China hat seine Handelsplattform für Verschmutzungszertifikate freigeschaltet. Damit hat der Ausstoß von Treibhausgasen nun auch in der Volksrepublik ein Preisschild und Unternehmen einen Anreiz zur Emissionsverringerung. In der EU kostet eine Tonne CO2 siebenmal mehr als in China.

Chinas lang erwarteter nationaler Emissionshandel hat am Morgen mit 48 Yuan (6,39 Euro) pro Tonne eröffnet. Das berichten chinesische Medien. Die Handelsplattform bietet den Kauf und Verkauf von Verschmutzungszertifikaten an. Das sogenannte ETS-Programm soll der weltweit zweitgrößten Volkswirtschaft dabei helfen, den Ausstoß von Schadstoffen zu reduzieren und wie geplant 2060 nicht mehr CO2 auszustoßen, als durch Pflanzen abgebaut werden kann.

In der ersten Phase des weltgrößten Emissionshandels sind mehr als 2000 Kraftwerke in das Programm eingebunden. Sie sind verantwortlich für vier Milliarden Tonnen CO2-Ausstoß pro Jahr. Das sind etwa 40 Prozent der gesamten Emissionen des Landes. Im kommenden Jahr sollen nach offiziellen Angaben Zementfabriken und einige Aluminiumhersteller folgen. Am Freitag wurde eine Tonne CO2 in Shanghai für 52,78 Yuan gehandelt, umgerechnet etwa acht US-Dollar (5,80 Euro). Verglichen mit dem Preis in der EU (rund 57 Dollar) ist das wenig.

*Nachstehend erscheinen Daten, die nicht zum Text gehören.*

static std::mutex g_side_mu;
static std::unordered_map<hipStream_t, SideStream> g_side;
static const long long ARMED[MAXGROUPS] = {1, 1, 1, 1, 1, 1, 1, 1, 1, 1, 1, 1, 1, 1, 1, 1};

static void destroy_side(SideStream &ss) {
    for (hipStream_t st : {ss.stream, ss.fetch}) if (st) { (void)hipStreamSynchronize(st); (void)hipStreamDestroy(st); }
    for (hipEvent_t e : {ss.fork, ss.join, ss.join2, ss.fetch_done}) if (e) (void)hipEventDestroy(e);
    (void)wait_dma_pending(&ss);
    if (ss.counters) (void)hipFree(ss.counters);
    if (ss.err_host) (void)hipHostFree(ss.err_host);
}

SideStream *side_stream(hipStream_t s) {
#ifdef PMT_TUNING
    static const bool enabled = [] { const char *e = getenv("PMT_GRAM_SIDE_STREAM"); return !(e && e[0] == '0'); }();
    if (!enabled) return nullptr;
#endif
// ... 124 lines not shown
static void trace_dma_pending(SideStream *ss, hipStream_t s) {
    std::vector<long> last(ss->dma_pending.size(), -100);
    bool stream_done = false;
    const double t0 = host_us();
    for (;;) {
        bool all = true;
        for (size_t i = 0; i < ss->dma_pending.size(); ++i) {
            const long v = (long)*ss->dma_pending[i].second.value;
            if (v != last[i]) { fprintf(stderr, "[trace +%.0f us] transfer set %zu: %ld left\n", host_us() - g_replay_t0, i, v); last[i] = v; }
            if (v > 0) all = false;
        }
        if (!stream_done && hipStreamQuery(s) == hipSuccess) { stream_done = true; fprintf(stderr, "[trace +%.0f us] the plan's stream is idle\n", host_us() - g_replay_t0); }
        if ((all && stream_done) || host_us() - t0 > 1e6) break;
    }
}
#endif

int wait_dma_pending(SideStream *ss) {
    int rc = PMT_OK;
    for (auto &p : ss->dma_pending) { const int r = dma::wait(p.first, p.second, 10.0); if (r && !rc) rc = r; }
    ss->dma_pending.clear();
    ss->keepalive.clear();
    return rc;
}

int fetch_fence(hipStream_t s) {
    SideStream *ss = find_side(s);
    if (!ss) return PMT_OK;
    if (int rc = wait_dma_pending(ss)) return rc;
    if (ss->fetch_pending) { PMT_HIP_CHECK(hipStreamWaitEvent(s, ss->fetch_done, 0)); ss->fetch_pending = false; }
    return PMT_OK;
}

void replay_begin(hipStream_t s) {
#ifdef PMT_TUNING
    g_replay_t0 = host_us();
#endif
    if (SideStream *ss = find_side(s)) ss->in_replay = true;
}
int replay_end(hipStream_t s) {
    SideStream *ss = find_side(s);
    if (!ss) return PMT_OK;
    ss->in_replay = false;
    int rc = PMT_OK;
    for (auto &f : ss->deferred) { const int r = f(); if (r && !rc) rc = r; }
    ss->deferred.clear();
    return rc;
}

int gram_after_deferred(hipStream_t s, std::function<int()> f) {
    SideStream *ss = find_side(s);
    if (!ss || !ss->in_replay || ss->deferred.empty()) return f();
    ss->deferred.push_back(std::move(f));
    return PMT_OK;
}
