@@ -381,7 +405,8 @@
 }
 
 static int encoder(const srb_step_desc* s, const Ws& w, const srb_graph_csr* g, bool include_ego, int noise_mode, int view,
-                   int layer_cl, float* final_out, float* cl_out, cudaStream_t st, const float* x1 = nullptr) {
+                   int layer_cl, float* final_out, float* cl_out, cudaStream_t st, const float* x1 = nullptr,
+                   const std::function<int(int)>& before_layer = nullptr) {
   srb_encoder_desc e = {};
   e.rowptr = g->rowptr;
   e.colidx = g->colidx;
@@ -416,7 +441,7 @@
   e.work0 = w.work0;
   e.work1 = w.work1;
   e.x1 = x1;
-  return srb_encoder_forward(&e, st);
+  return encoder_forward(&e, st, before_layer);
 }
 
 static int perturb_rows(const srb_step_desc* s, const float* x, float* out, int view, cudaStream_t st) {
@@ -474,12 +499,36 @@
   const SeedRows rows = {{0, N, 2 * N}, {U, N + U, 2 * N + U}, 0, 0};
 
   PdlScope pdl;
-
+  ForkRes fk_own = {};
+  ForkRes* fk = s->model != SRB_MODEL_MF ? fork_res(s, &fk_own) : nullptr;
+  const bool has_nce = s->model == SRB_MODEL_XSIMGCL || s->model == SRB_MODEL_SIMGCL || s->model == SRB_MODEL_SGL;
+  const LossRows lr = {s->batch, u_idx, i_idx, j_idx, U, uq_u, uq_i, {0, U}, w.idx_cat, w.n_cat, w.idx_cat};
+  const LossBufs lb = {w.g_emb, w.g_l2, w.g_nce, (size_t)2 * B * d, w.bpr_scratch, w.bpr_losses, w.nce_losses, w.nce_ws, w.nce_ws_bytes, s->losses};
+
+  const bool rows_aside = fk && L >= 2;
+  const bool cl_aside = fk && s->model == SRB_MODEL_XSIMGCL && s->layer_cl >= 1 && s->layer_cl < L;
+  bool rows_pending = rows_aside;
+  std::function<int(int)> before_layer;
   if (s->model != SRB_MODEL_MF) {
     const int n_words = 8 + (U + s->n_items + 31) / 32;
     SRB_TRY(step_begin(s->step_dev, s->scalars, s->lr, s->beta1, s->beta2, w.n_hub, n_words, s->batch, B, d, w.seed, w.n_seed, rows, st));
-    SRB_TRY(launch_kernel(build_batch_rows_kernel, (3 * B + 255) / 256, 256, 0, st, "build_batch_rows_kernel", s->batch, B, U, s->adj.rowptr,
-                          w.batch_rows, w.n_hub, w.row_mask, w.hub_cap ? w.hub_first : nullptr, w.hub_work, w.hub_cap));
+    if (rows_aside) SRB_TRY(fork_side(fk, st));
+    SRB_TRY(launch_kernel(build_batch_rows_kernel, (3 * B + 255) / 256, 256, 0, rows_aside ? fk->side : st, "build_batch_rows_kernel", s->batch,
+                          B, U, s->adj.rowptr, w.batch_rows, w.n_hub, w.row_mask, w.hub_cap ? w.hub_first : nullptr, w.hub_work, w.hub_cap));
+    before_layer = [&](int k) {
+      if (k == 1 && rows_pending) {
+        SRB_TRY(join_side(fk, st));
+        rows_pending = false;
+      }
+      if (k == s->layer_cl && cl_aside) {
+        srb_infonce_desc q;
+        SeedGrads g;
+        nce_problems(s->model, s->tau, s->cl_rate, d, B, w.final_, w.cl, w.v2, lr, lb, q, g);
+        SRB_TRY(fork_side(fk, st));
+        SRB_TRY(infonce_run(&q, NCE_PREP_VIEW2, fk->side));
+      }
+      return (int)SRB_OK;
+    };
   } else {
     SRB_TRY(srb_adam_prepare(s->step_dev, s->scalars, s->lr, s->beta1, s->beta2, stream));
   }
@@ -487,13 +536,13 @@
   switch (s->model) {
     case SRB_MODEL_MF: break;
     case SRB_MODEL_LIGHTGCN:
-      SRB_TRY(encoder(s, w, &s->adj, true, 0, 0, 0, w.final_, nullptr, st));
+      SRB_TRY(encoder(s, w, &s->adj, true, 0, 0, 0, w.final_, nullptr, st, nullptr, before_layer));
       table = w.final_;
       break;
     case SRB_MODEL_XSIMGCL:
       SRB_REQUIRE(s->noise_mode == 1 || s->noise_mode == 2, "step: XSimGCL needs noise_mode 1 or 2");
       SRB_REQUIRE(s->noise_mode != 1 || s->noise, "step: noise tensor missing");
-      SRB_TRY(encoder(s, w, &s->adj, false, s->noise_mode, 0, s->layer_cl, w.final_, w.cl, st));
+      SRB_TRY(encoder(s, w, &s->adj, false, s->noise_mode, 0, s->layer_cl, w.final_, w.cl, st, nullptr, before_layer));
       table = w.final_;
       break;
     case SRB_MODEL_SIMGCL:
@@ -503,11 +552,11 @@
         SRB_TRY(spmm_simple(s, &s->adj, s->params, w.acc0, nullptr, false, st));
         SRB_TRY(perturb_rows(s, w.acc0, w.acc1, 0, st));
         SRB_TRY(perturb_rows(s, w.acc0, w.gd, 1, st));
-        SRB_TRY(encoder(s, w, &s->adj, false, 0, 0, 0, w.final_, nullptr, st, w.acc0));
-        SRB_TRY(encoder(s, w, &s->adj, false, s->noise_mode, 0, 0, w.cl, nullptr, st, w.acc1));
-        SRB_TRY(encoder(s, w, &s->adj, false, s->noise_mode, 1, 0, w.v2, nullptr, st, w.gd));
+        SRB_TRY(encoder(s, w, &s->adj, false, 0, 0, 0, w.final_, nullptr, st, w.acc0, before_layer));
+        SRB_TRY(encoder(s, w, &s->adj, false, s->noise_mode, 0, 0, w.cl, nullptr, st, w.acc1, before_layer));
+        SRB_TRY(encoder(s, w, &s->adj, false, s->noise_mode, 1, 0, w.v2, nullptr, st, w.gd, before_layer));
       } else {
-        SRB_TRY(encoder(s, w, &s->adj, false, 0, 0, 0, w.final_, nullptr, st));
+        SRB_TRY(encoder(s, w, &s->adj, false, 0, 0, 0, w.final_, nullptr, st, nullptr, before_layer));
         SRB_TRY(encoder(s, w, &s->adj, false, s->noise_mode, 0, 0, w.cl, nullptr, st));
         SRB_TRY(encoder(s, w, &s->adj, false, s->noise_mode, 1, 0, w.v2, nullptr, st));
       }
@@ -515,22 +564,27 @@
       break;
     case SRB_MODEL_SGL:
       SRB_REQUIRE(s->adj_view[0].rowptr && s->adj_view[1].rowptr, "step: SGL needs two view graphs");
-      SRB_TRY(encoder(s, w, &s->adj, true, 0, 0, 0, w.final_, nullptr, st));
+      SRB_TRY(encoder(s, w, &s->adj, true, 0, 0, 0, w.final_, nullptr, st, nullptr, before_layer));
       SRB_TRY(encoder(s, w, &s->adj_view[0], true, 0, 0, 0, w.cl, nullptr, st));
-      SRB_TRY(encoder(s, w, &s->adj_view[1], true, 0, 0, 0, w.v2, nullptr, st));
+      SRB_TRY(encoder(s, w, &s->adj_view[1], true, 0, 0, 0, w.v2, nullptr, st, nullptr, before_layer));
       table = w.final_;
       break;
   }
 
-  ForkRes fk_own = {};
-  ForkRes* fk = (s->model == SRB_MODEL_XSIMGCL || s->model == SRB_MODEL_SIMGCL || s->model == SRB_MODEL_SGL) ? fork_res(s, &fk_own) : nullptr;
+  ForkRes* fkl = has_nce ? fk : nullptr;
   std::function<int()> build_cat;
   if (s->model == SRB_MODEL_SGL)
     build_cat = [&] { return launch_kernel(build_cat_idx_kernel, 8, 256, 0, st, "build_cat_idx_kernel", s->batch, B, U, w.idx_cat, w.n_cat); };
-  const LossRows lr = {s->batch, u_idx, i_idx, j_idx, U, uq_u, uq_i, {0, U}, w.idx_cat, w.n_cat, w.idx_cat};
-  const LossBufs lb = {w.g_emb, w.g_l2, w.g_nce, (size_t)2 * B * d, w.bpr_scratch, w.bpr_losses, w.nce_losses, w.nce_ws, w.nce_ws_bytes, s->losses};
   SeedGrads gr;
-  SRB_TRY(step_losses(s->model, s->reg, s->l2_div, s->tau, s->cl_rate, d, B, table, s->params, w.cl, w.v2, lr, lb, fk, build_cat, gr, st));
+  std::function<int()> scatter_bpr;
+  if (fkl)
+    scatter_bpr = [&] {
+      ScatterSegs sg = {};
+      seed_segments(s->model, L, s->layer_cl, gr, rows, sg, SEED_BPR);
+      return scatter_segments(w.seed, d, sg, fkl->side);
+    };
+  SRB_TRY(step_losses(s->model, s->reg, s->l2_div, s->tau, s->cl_rate, d, B, table, s->params, w.cl, w.v2, lr, lb, fkl, build_cat, gr, st,
+                      cl_aside ? NCE_AFTER_VIEW2 : NCE_ALL, scatter_bpr));
 
   const size_t plane = (size_t)B * d;
   if (s->model == SRB_MODEL_MF) {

Mit CO2-Zertifikaten erwerben Unternehmen das Recht, Treibhausgase auszustoßen. Der Handel soll einen Anreiz schaffen, Geld in eine klimafreundliche Modernisierung der Anlagen zu stecken. Ähnlich wie in Europa wird die Regierung eine gewisse Menge an Zertifikaten kostenlos an die Unternehmen verteilen. Stoßen diese mehr CO2 aus, müssen sie hierfür an der Börse zusätzliche Zertifikate erwerben. Bleiben ihre Emission unter einem bestimmten Zielwert, können sie überschüssige Zertifikate zu Geld machen.

Die Einführung des Emissionshandels wurde erstmals von Präsident Xi Jinping kurz vor der Unterzeichnung des Pariser Klimaabkommens 2015 angesprochen. Seitdem wurden die Pläne für einen Start mehrmals verschoben, bevor er schließlich um 9.30 Uhr (Ortszeit) für den Handel geöffnet wurde.